Dataset entries:
>>>>

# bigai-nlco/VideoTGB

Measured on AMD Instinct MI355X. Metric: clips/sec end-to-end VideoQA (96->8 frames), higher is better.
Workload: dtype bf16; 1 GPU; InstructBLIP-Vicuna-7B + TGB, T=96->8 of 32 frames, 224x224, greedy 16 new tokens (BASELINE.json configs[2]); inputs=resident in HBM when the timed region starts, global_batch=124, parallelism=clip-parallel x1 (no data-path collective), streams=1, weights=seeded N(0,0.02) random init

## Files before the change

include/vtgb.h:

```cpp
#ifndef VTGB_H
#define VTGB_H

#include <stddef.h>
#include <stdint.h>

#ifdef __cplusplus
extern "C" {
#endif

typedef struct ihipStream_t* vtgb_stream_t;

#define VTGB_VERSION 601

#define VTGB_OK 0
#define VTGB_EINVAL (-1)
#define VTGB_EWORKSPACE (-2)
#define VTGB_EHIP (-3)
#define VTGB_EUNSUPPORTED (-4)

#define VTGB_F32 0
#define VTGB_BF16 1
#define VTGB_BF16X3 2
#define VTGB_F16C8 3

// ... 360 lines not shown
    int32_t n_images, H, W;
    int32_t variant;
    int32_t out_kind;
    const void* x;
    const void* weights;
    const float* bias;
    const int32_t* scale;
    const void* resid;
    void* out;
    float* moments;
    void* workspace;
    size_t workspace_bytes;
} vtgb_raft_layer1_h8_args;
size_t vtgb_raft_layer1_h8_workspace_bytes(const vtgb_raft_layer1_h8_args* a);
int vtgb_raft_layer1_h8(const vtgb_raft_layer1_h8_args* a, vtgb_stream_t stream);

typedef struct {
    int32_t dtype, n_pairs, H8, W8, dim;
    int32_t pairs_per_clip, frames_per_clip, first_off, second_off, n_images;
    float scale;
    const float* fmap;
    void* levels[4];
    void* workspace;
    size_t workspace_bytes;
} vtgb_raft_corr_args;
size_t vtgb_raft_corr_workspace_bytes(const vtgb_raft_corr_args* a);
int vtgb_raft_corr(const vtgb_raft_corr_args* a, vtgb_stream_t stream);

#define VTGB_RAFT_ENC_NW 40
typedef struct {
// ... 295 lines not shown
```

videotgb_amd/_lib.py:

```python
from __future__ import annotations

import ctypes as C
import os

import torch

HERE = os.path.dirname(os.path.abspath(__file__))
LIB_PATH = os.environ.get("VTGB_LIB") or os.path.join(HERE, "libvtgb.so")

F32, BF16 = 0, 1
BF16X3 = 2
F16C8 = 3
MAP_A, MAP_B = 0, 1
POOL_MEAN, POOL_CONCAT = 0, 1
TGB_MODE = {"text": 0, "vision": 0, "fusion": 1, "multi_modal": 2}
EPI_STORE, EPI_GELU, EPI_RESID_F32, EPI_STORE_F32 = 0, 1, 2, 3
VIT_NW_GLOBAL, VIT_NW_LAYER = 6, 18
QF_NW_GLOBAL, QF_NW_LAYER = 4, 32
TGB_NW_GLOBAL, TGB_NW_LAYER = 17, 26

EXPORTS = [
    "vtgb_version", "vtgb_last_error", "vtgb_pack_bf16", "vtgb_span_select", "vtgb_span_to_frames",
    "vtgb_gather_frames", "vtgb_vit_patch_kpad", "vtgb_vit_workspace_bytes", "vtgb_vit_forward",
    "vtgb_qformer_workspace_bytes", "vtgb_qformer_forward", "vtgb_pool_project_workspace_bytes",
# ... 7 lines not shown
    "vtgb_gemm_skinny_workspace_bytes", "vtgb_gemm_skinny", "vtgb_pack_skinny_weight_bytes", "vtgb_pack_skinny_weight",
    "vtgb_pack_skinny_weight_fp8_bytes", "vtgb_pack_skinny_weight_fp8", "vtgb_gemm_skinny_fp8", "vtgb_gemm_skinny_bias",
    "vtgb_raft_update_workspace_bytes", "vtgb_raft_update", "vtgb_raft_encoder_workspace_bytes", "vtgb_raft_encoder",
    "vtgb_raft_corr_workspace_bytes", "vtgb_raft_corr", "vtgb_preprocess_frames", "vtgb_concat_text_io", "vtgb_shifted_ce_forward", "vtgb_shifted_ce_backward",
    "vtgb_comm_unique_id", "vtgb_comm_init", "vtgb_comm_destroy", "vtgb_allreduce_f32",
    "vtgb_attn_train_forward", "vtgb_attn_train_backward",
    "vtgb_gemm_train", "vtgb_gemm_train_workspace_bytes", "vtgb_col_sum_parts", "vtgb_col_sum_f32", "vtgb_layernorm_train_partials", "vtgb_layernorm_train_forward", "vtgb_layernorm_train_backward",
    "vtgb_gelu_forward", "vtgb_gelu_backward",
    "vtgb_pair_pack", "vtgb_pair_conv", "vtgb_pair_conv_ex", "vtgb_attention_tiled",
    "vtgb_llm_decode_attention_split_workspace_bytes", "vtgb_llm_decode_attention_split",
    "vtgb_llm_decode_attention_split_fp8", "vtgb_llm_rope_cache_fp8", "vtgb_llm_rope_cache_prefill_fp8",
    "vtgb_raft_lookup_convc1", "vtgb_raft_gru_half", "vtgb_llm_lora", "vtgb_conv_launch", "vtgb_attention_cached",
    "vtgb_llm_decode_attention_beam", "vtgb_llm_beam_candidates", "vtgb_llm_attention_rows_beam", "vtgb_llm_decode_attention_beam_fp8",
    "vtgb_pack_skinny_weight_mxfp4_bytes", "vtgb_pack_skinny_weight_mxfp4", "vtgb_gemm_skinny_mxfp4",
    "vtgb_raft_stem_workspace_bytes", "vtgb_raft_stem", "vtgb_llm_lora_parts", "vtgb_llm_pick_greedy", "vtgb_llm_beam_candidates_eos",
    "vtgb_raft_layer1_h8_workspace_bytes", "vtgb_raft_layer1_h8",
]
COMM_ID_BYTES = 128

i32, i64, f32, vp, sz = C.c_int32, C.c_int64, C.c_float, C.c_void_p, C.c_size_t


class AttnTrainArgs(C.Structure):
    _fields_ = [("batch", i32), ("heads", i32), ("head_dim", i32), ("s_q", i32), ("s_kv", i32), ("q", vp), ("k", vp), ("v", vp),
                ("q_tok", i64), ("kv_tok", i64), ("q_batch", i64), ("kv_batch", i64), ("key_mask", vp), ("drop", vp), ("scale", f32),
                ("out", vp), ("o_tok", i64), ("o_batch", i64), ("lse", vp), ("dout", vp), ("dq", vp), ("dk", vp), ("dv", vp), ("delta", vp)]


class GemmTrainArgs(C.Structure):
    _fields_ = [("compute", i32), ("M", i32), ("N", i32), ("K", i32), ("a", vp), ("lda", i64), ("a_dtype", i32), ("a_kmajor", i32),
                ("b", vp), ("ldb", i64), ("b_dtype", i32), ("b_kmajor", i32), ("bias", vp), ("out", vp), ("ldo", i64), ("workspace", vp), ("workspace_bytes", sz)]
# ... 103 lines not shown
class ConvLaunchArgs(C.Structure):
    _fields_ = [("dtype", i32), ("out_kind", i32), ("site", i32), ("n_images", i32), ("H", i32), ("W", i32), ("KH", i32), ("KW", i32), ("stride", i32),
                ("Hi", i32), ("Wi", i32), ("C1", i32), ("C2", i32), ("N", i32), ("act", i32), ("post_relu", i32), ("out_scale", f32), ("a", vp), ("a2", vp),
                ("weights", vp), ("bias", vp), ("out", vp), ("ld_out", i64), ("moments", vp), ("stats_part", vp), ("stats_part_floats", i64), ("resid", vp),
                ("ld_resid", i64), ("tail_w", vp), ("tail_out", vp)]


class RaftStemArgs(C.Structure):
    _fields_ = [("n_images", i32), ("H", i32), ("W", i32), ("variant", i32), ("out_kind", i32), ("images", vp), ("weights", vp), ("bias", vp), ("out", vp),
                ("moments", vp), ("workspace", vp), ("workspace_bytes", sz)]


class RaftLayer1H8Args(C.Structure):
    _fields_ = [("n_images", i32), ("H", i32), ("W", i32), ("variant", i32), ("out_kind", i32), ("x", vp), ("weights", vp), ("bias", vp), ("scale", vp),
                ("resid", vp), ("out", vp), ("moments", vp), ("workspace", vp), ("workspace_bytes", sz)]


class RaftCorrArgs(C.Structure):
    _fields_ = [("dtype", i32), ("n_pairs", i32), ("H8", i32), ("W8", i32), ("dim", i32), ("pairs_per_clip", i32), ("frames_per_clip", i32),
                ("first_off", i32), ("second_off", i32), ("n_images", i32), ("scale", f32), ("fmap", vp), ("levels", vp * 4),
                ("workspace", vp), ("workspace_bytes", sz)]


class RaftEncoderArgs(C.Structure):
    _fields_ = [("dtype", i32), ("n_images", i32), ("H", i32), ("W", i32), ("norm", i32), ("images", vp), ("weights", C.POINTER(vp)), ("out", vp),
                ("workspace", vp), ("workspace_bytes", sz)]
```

<<<<
>>>>

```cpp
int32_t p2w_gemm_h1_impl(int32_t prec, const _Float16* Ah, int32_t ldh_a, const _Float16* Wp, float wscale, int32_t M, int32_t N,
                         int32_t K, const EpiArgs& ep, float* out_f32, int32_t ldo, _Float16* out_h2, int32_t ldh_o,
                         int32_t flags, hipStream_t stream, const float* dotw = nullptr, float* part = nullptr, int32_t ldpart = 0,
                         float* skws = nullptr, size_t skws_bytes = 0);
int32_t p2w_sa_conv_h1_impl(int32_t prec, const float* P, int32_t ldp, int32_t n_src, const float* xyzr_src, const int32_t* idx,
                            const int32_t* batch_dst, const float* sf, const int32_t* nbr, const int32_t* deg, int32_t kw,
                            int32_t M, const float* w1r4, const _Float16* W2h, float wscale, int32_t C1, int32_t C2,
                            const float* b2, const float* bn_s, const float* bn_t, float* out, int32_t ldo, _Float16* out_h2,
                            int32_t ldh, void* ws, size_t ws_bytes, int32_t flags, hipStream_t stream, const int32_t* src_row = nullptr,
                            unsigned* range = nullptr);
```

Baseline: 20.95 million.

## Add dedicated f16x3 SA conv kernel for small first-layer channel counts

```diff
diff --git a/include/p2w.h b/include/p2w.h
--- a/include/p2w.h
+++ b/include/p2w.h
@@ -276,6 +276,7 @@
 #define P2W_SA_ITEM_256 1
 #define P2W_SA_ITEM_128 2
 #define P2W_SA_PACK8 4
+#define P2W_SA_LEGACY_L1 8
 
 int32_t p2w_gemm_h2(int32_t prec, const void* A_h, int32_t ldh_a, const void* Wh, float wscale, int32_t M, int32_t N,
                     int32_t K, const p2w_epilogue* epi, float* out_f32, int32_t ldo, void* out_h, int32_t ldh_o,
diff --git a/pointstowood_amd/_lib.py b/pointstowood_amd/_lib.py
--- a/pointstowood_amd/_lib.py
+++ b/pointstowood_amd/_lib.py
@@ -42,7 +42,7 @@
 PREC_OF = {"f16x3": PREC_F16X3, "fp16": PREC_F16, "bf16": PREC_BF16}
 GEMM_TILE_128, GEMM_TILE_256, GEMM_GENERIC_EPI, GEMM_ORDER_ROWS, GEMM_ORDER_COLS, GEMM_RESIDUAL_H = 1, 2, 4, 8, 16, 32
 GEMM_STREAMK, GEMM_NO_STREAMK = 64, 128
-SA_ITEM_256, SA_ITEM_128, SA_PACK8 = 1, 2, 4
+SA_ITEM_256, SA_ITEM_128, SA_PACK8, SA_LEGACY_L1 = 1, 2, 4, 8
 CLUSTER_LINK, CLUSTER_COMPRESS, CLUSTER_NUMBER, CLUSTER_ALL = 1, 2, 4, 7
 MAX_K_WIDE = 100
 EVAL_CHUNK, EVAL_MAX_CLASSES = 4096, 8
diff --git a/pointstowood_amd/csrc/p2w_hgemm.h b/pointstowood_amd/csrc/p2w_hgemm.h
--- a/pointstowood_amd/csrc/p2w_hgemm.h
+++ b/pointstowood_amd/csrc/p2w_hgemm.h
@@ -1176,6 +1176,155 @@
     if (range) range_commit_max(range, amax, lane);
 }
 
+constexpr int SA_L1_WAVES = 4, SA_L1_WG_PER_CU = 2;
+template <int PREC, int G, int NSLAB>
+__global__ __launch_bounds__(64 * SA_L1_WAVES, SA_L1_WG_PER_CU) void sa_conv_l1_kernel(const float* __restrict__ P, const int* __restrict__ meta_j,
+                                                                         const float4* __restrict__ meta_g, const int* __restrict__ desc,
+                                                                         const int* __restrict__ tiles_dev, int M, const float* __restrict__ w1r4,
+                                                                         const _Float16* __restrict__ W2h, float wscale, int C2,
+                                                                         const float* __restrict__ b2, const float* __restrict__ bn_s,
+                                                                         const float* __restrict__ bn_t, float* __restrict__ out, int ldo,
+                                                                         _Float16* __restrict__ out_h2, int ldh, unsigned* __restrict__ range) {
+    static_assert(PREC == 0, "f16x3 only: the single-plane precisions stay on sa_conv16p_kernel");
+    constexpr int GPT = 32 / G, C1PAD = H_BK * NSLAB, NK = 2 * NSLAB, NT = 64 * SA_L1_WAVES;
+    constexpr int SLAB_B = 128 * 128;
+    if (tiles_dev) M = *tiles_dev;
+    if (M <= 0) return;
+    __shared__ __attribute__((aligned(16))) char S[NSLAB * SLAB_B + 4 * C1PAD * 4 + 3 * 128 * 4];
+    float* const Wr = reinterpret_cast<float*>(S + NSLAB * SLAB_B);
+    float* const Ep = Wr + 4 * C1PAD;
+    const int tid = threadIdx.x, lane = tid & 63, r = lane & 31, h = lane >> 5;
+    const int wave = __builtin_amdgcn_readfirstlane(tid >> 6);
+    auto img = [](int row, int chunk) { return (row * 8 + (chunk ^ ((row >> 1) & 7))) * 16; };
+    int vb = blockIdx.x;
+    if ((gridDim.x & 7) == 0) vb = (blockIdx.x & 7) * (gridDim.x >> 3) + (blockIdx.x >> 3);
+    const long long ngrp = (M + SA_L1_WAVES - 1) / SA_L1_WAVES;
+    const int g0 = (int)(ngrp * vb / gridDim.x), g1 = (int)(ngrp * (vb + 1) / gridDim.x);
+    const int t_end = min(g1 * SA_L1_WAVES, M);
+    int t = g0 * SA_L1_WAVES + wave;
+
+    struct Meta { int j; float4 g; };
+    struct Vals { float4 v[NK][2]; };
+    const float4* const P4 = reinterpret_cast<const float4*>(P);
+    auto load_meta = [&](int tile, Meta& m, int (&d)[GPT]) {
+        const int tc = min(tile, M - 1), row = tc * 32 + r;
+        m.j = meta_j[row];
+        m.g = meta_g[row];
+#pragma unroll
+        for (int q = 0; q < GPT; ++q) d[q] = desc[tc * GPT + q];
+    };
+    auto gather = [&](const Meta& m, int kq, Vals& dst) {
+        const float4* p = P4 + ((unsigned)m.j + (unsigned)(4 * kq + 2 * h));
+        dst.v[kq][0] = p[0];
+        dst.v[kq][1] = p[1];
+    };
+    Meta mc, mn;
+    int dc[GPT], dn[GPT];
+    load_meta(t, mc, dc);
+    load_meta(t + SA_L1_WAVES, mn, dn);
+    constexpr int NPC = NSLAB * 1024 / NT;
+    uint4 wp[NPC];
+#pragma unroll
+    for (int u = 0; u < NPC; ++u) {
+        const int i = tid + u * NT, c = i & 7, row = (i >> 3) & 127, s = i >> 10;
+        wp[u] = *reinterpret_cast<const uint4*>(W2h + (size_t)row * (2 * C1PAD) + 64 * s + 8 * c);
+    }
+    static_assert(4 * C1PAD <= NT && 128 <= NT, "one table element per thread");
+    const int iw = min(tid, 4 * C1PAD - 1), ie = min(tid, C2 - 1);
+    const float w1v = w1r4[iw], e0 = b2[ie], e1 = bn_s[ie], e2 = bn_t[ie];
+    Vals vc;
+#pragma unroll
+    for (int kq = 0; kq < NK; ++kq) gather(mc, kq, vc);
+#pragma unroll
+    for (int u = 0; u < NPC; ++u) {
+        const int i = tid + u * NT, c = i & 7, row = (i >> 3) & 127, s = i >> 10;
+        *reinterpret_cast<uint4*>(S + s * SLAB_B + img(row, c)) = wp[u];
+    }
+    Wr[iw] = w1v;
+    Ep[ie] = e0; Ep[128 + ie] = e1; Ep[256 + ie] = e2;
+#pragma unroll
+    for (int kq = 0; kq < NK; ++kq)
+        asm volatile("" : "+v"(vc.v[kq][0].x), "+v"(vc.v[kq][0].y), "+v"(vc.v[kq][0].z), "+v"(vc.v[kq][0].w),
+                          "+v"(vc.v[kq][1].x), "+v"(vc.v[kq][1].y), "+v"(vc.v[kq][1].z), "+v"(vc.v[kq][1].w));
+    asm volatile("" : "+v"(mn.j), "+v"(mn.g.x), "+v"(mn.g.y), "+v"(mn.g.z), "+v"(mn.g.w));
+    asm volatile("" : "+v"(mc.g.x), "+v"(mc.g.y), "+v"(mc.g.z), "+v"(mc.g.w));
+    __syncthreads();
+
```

<<<<

(TASK ITEM) For every line in the data above that has the string "gridDim", return that line.

(ANSWER AREA)
+    if ((gridDim.x & 7) == 0) vb = (blockIdx.x & 7) * (gridDim.x >> 3) + (blockIdx.x >> 3);
+    const int g0 = (int)(ngrp * vb / gridDim.x), g1 = (int)(ngrp * (vb + 1) / gridDim.x);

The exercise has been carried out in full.